**Source records:**
────────
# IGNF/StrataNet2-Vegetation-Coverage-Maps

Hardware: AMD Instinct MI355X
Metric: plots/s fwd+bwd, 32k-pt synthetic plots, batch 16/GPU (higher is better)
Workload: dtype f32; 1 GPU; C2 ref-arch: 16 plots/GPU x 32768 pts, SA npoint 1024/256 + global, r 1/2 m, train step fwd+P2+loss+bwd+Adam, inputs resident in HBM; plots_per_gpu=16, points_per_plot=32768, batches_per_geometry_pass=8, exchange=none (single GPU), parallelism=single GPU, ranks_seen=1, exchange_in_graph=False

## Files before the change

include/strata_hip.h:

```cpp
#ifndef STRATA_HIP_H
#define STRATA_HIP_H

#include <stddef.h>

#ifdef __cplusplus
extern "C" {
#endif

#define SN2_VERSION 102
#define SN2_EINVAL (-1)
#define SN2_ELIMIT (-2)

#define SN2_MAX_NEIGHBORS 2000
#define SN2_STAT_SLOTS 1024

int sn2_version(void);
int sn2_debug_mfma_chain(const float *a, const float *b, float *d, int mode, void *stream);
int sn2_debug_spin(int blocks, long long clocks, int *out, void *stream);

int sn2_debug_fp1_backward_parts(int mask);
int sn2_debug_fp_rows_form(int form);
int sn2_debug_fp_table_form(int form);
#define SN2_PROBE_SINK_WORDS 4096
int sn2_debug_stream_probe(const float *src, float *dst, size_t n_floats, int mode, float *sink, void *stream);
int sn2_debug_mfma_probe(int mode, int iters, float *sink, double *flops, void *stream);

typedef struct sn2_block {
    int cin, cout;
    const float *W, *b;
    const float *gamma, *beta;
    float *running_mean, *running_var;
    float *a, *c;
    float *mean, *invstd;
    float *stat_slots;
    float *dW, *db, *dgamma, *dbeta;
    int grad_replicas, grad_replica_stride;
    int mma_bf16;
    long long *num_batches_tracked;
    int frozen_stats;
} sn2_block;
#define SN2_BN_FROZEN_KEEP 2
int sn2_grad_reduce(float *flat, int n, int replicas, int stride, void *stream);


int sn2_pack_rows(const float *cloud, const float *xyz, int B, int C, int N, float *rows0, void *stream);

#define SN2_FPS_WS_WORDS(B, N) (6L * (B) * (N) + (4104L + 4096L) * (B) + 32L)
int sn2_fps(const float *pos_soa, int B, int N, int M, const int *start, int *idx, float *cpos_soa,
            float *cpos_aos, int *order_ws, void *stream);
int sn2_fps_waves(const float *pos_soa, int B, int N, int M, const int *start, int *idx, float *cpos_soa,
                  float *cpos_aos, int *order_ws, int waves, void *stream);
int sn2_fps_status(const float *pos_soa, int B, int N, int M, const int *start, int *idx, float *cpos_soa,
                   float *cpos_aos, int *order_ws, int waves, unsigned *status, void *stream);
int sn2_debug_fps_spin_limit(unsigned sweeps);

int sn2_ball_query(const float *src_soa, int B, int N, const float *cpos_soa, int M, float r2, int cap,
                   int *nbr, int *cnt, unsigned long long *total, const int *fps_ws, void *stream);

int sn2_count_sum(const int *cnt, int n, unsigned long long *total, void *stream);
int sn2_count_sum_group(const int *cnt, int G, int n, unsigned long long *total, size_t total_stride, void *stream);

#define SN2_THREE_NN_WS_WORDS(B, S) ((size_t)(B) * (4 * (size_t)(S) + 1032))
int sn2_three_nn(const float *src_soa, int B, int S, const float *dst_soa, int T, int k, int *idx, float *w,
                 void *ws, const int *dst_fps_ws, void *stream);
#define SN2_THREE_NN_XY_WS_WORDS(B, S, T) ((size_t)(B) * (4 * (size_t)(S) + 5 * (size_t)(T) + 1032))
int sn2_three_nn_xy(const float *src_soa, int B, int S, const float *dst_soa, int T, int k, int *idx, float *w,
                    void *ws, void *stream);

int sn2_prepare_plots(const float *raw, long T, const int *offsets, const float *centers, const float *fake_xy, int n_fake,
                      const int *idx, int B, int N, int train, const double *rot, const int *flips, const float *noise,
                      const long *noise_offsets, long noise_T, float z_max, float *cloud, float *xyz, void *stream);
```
────────
**What needs to be done:** Recopy the entries above exactly, with every line included.

**Completed exercise:**
# IGNF/StrataNet2-Vegetation-Coverage-Maps

Hardware: AMD Instinct MI355X
Metric: plots/s fwd+bwd, 32k-pt synthetic plots, batch 16/GPU (higher is better)
Workload: dtype f32; 1 GPU; C2 ref-arch: 16 plots/GPU x 32768 pts, SA npoint 1024/256 + global, r 1/2 m, train step fwd+P2+loss+bwd+Adam, inputs resident in HBM; plots_per_gpu=16, points_per_plot=32768, batches_per_geometry_pass=8, exchange=none (single GPU), parallelism=single GPU, ranks_seen=1, exchange_in_graph=False

## Files before the change

include/strata_hip.h:

```cpp
#ifndef STRATA_HIP_H
#define STRATA_HIP_H

#include <stddef.h>

#ifdef __cplusplus
extern "C" {
#endif

#define SN2_VERSION 102
#define SN2_EINVAL (-1)
#define SN2_ELIMIT (-2)

#define SN2_MAX_NEIGHBORS 2000
#define SN2_STAT_SLOTS 1024

int sn2_version(void);
int sn2_debug_mfma_chain(const float *a, const float *b, float *d, int mode, void *stream);
int sn2_debug_spin(int blocks, long long clocks, int *out, void *stream);

int sn2_debug_fp1_backward_parts(int mask);
int sn2_debug_fp_rows_form(int form);
int sn2_debug_fp_table_form(int form);
#define SN2_PROBE_SINK_WORDS 4096
int sn2_debug_stream_probe(const float *src, float *dst, size_t n_floats, int mode, float *sink, void *stream);
int sn2_debug_mfma_probe(int mode, int iters, float *sink, double *flops, void *stream);

typedef struct sn2_block {
    int cin, cout;
    const float *W, *b;
    const float *gamma, *beta;
    float *running_mean, *running_var;
    float *a, *c;
    float *mean, *invstd;
    float *stat_slots;
    float *dW, *db, *dgamma, *dbeta;
    int grad_replicas, grad_replica_stride;
    int mma_bf16;
    long long *num_batches_tracked;
    int frozen_stats;
} sn2_block;
#define SN2_BN_FROZEN_KEEP 2
int sn2_grad_reduce(float *flat, int n, int replicas, int stride, void *stream);


int sn2_pack_rows(const float *cloud, const float *xyz, int B, int C, int N, float *rows0, void *stream);

#define SN2_FPS_WS_WORDS(B, N) (6L * (B) * (N) + (4104L + 4096L) * (B) + 32L)
int sn2_fps(const float *pos_soa, int B, int N, int M, const int *start, int *idx, float *cpos_soa,
            float *cpos_aos, int *order_ws, void *stream);
int sn2_fps_waves(const float *pos_soa, int B, int N, int M, const int *start, int *idx, float *cpos_soa,
                  float *cpos_aos, int *order_ws, int waves, void *stream);
int sn2_fps_status(const float *pos_soa, int B, int N, int M, const int *start, int *idx, float *cpos_soa,
                   float *cpos_aos, int *order_ws, int waves, unsigned *status, void *stream);
int sn2_debug_fps_spin_limit(unsigned sweeps);

int sn2_ball_query(const float *src_soa, int B, int N, const float *cpos_soa, int M, float r2, int cap,
                   int *nbr, int *cnt, unsigned long long *total, const int *fps_ws, void *stream);

int sn2_count_sum(const int *cnt, int n, unsigned long long *total, void *stream);
int sn2_count_sum_group(const int *cnt, int G, int n, unsigned long long *total, size_t total_stride, void *stream);

#define SN2_THREE_NN_WS_WORDS(B, S) ((size_t)(B) * (4 * (size_t)(S) + 1032))
int sn2_three_nn(const float *src_soa, int B, int S, const float *dst_soa, int T, int k, int *idx, float *w,
                 void *ws, const int *dst_fps_ws, void *stream);
#define SN2_THREE_NN_XY_WS_WORDS(B, S, T) ((size_t)(B) * (4 * (size_t)(S) + 5 * (size_t)(T) + 1032))
int sn2_three_nn_xy(const float *src_soa, int B, int S, const float *dst_soa, int T, int k, int *idx, float *w,
                    void *ws, void *stream);

int sn2_prepare_plots(const float *raw, long T, const int *offsets, const float *centers, const float *fake_xy, int n_fake,
                      const int *idx, int B, int N, int train, const double *rot, const int *flips, const float *noise,
                      const long *noise_offsets, long noise_T, float z_max, float *cloud, float *xyz, void *stream);
```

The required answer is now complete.